We get scale, durability, and observability for free. The trade-offs are honest:
Advantages:
- Everything is durable and ACID by default.
- Query cost is transparent (run EXPLAIN ANALYZE).
- No additional infrastructure (no Kafka, Pinecone, Neo4j, Chroma licenses or operational burden).
- Full-text search (tsvector) and vector search (HNSW via pgvector) in one system.
- Complex queries (CTEs, window functions, graph traversal) are first-class.
Limitations:
- tsvector ≠ true BM25: It's simpler and doesn't handle phrase queries. For production BM25, consider ParadeDB's
pg_bm25as an optional extension. - HNSW recall sensitivity: HNSW is approximate; recall depends on
ef_searchtuning (we use sensible defaults). If you need 100% exact recall, use a brute-force sequential scan (slower). - PageRank is offline: Graph centrality is precomputed; it's not updated live. Run
pgkg_recompute_pagerank()periodically (e.g., nightly). - Recency decay is exponential: Linear decay is not an option without schema changes.
pgkg/
├── migrations/ # SQL schema and functions
│ ├── 001_extensions.sql # Enable pgvector, pg_trgm
│ ├── 002_schema.sql # Tables: documents, chunks, propositions, entities, edges
│ ├── 003_search.sql # pgkg_search(), pgkg_link_entity(), pgkg_bump_access()
│ └── 004_pagerank.sql # pgkg_recompute_pagerank()
│
├── pgkg/ # Python package (~350 lines)
│ ├── config.py # Settings (pydantic)
│ ├── db.py # asyncpg pool + pgvector init
│ ├── ml.py # Embeddings, reranking, MMR, proposition extraction
│ └── api.py # FastAPI endpoints (created by Phase 2b)
│
├── tests/ # Integration tests
│ ├── conftest.py # Fixtures (test Postgres container)

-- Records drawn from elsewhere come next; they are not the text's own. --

# CAMMA-public/SelfPose3d

Measured on AMD Instinct MI355X. Metric: multi-view samples/sec (5-view Panoptic, 80x80x20 voxel), higher is better.
Workload: dtype f32

## Files before the change

selfpose3d_amd/_lib.py:

```python
from __future__ import annotations

import ctypes as C
import os
from typing import Optional, Sequence

import torch

_HERE = os.path.dirname(os.path.abspath(__file__))
_DEFAULT_LIB_PATH = os.path.join(_HERE, "libsp3d.so")
NOPK_LIB_PATH = os.path.join(_HERE, "libsp3d_nopk.so")
LIB_PATH = os.environ.get("SP3D_LIB_PATH") or _DEFAULT_LIB_PATH

LAYOUT_PLANAR = 0
LAYOUT_NHWC = 1
OUT_CHANNELS_LAST = 0x100
HM_BF16 = 0x200
OUT_BF16 = 0x400
HM_ONE_CHANNEL = 0x800
HM_WIDE_MASK = 0x1000
SCATTER_AUTO, SCATTER_PER_TAP, SCATTER_MERGE = 0, 2, 3
SCATTER_WIDE = 0x100
MAX_VIEWS = 16
MAX_TOPK = 32
ABI_VERSION = 3
# ... 673 lines not shown
    Fn = 1
    for d in Xf.shape[2:]:
        Fn *= int(d)
    Yf = torch.empty((B, O) + tuple(Xf.shape[2:]), dtype=torch.complex64, device=Xf.device)
    check(lib.sp3d_freq_contract(Xf.data_ptr(), Wf.data_ptr(), Yf.data_ptr(), B, Cc, O, Fn, _stream(Xf.device)),
          "sp3d_freq_contract")
    return Yf


def freq_contract_ty(Xf: torch.Tensor, T: torch.Tensor, tw: torch.Tensor) -> torch.Tensor:
    lib = load()
    _require_cuda(Xf, "Xf")
    B, Cc, KZ, SX, SY = (int(v) for v in Xf.shape)
    rows, O = int(T.shape[0]), int(T.shape[1])
    if Xf.dtype != torch.complex64 or not Xf.is_contiguous() or T.dtype != torch.float32 or not T.is_contiguous() or \
            tuple(T.shape) != (KZ * SX, O, Cc, 14) or tuple(tw.shape) != (SY, 3, 2) or not tw.is_contiguous():
        raise Sp3dError("freq_contract_ty: (B,C,KZ,SX,SY) complex64 x (KZ*SX,O,C,14) fp32 table expected")
    Yf = torch.empty((B, O, KZ, SX, SY), dtype=torch.complex64, device=Xf.device)
    check(lib.sp3d_freq_contract_ty(Xf.data_ptr(), T.data_ptr(), tw.data_ptr(), Yf.data_ptr(), B, Cc, O, rows, SY,
                                    _stream(Xf.device)), "sp3d_freq_contract_ty")
    return Yf
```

│ └── test_search_sql.py # SQL function tests
│
├── scripts/ # Utilities
│ └── run_migrations.py # Apply .sql migrations to the database
│
├── Dockerfile # Multi-stage build (builder + runtime)
├── docker-compose.yml # Postgres (pgvector) + FastAPI app
├── Makefile # Common tasks (up, down, test, smoke, psql)
└── pyproject.toml # Project metadata and dependencies
Alpha, research-grade. This is a working proof-of-concept. The schema and SQL functions are stable; Python APIs may change.
MIT
To get started: Copy .env.example to .env, run make up, then make smoke.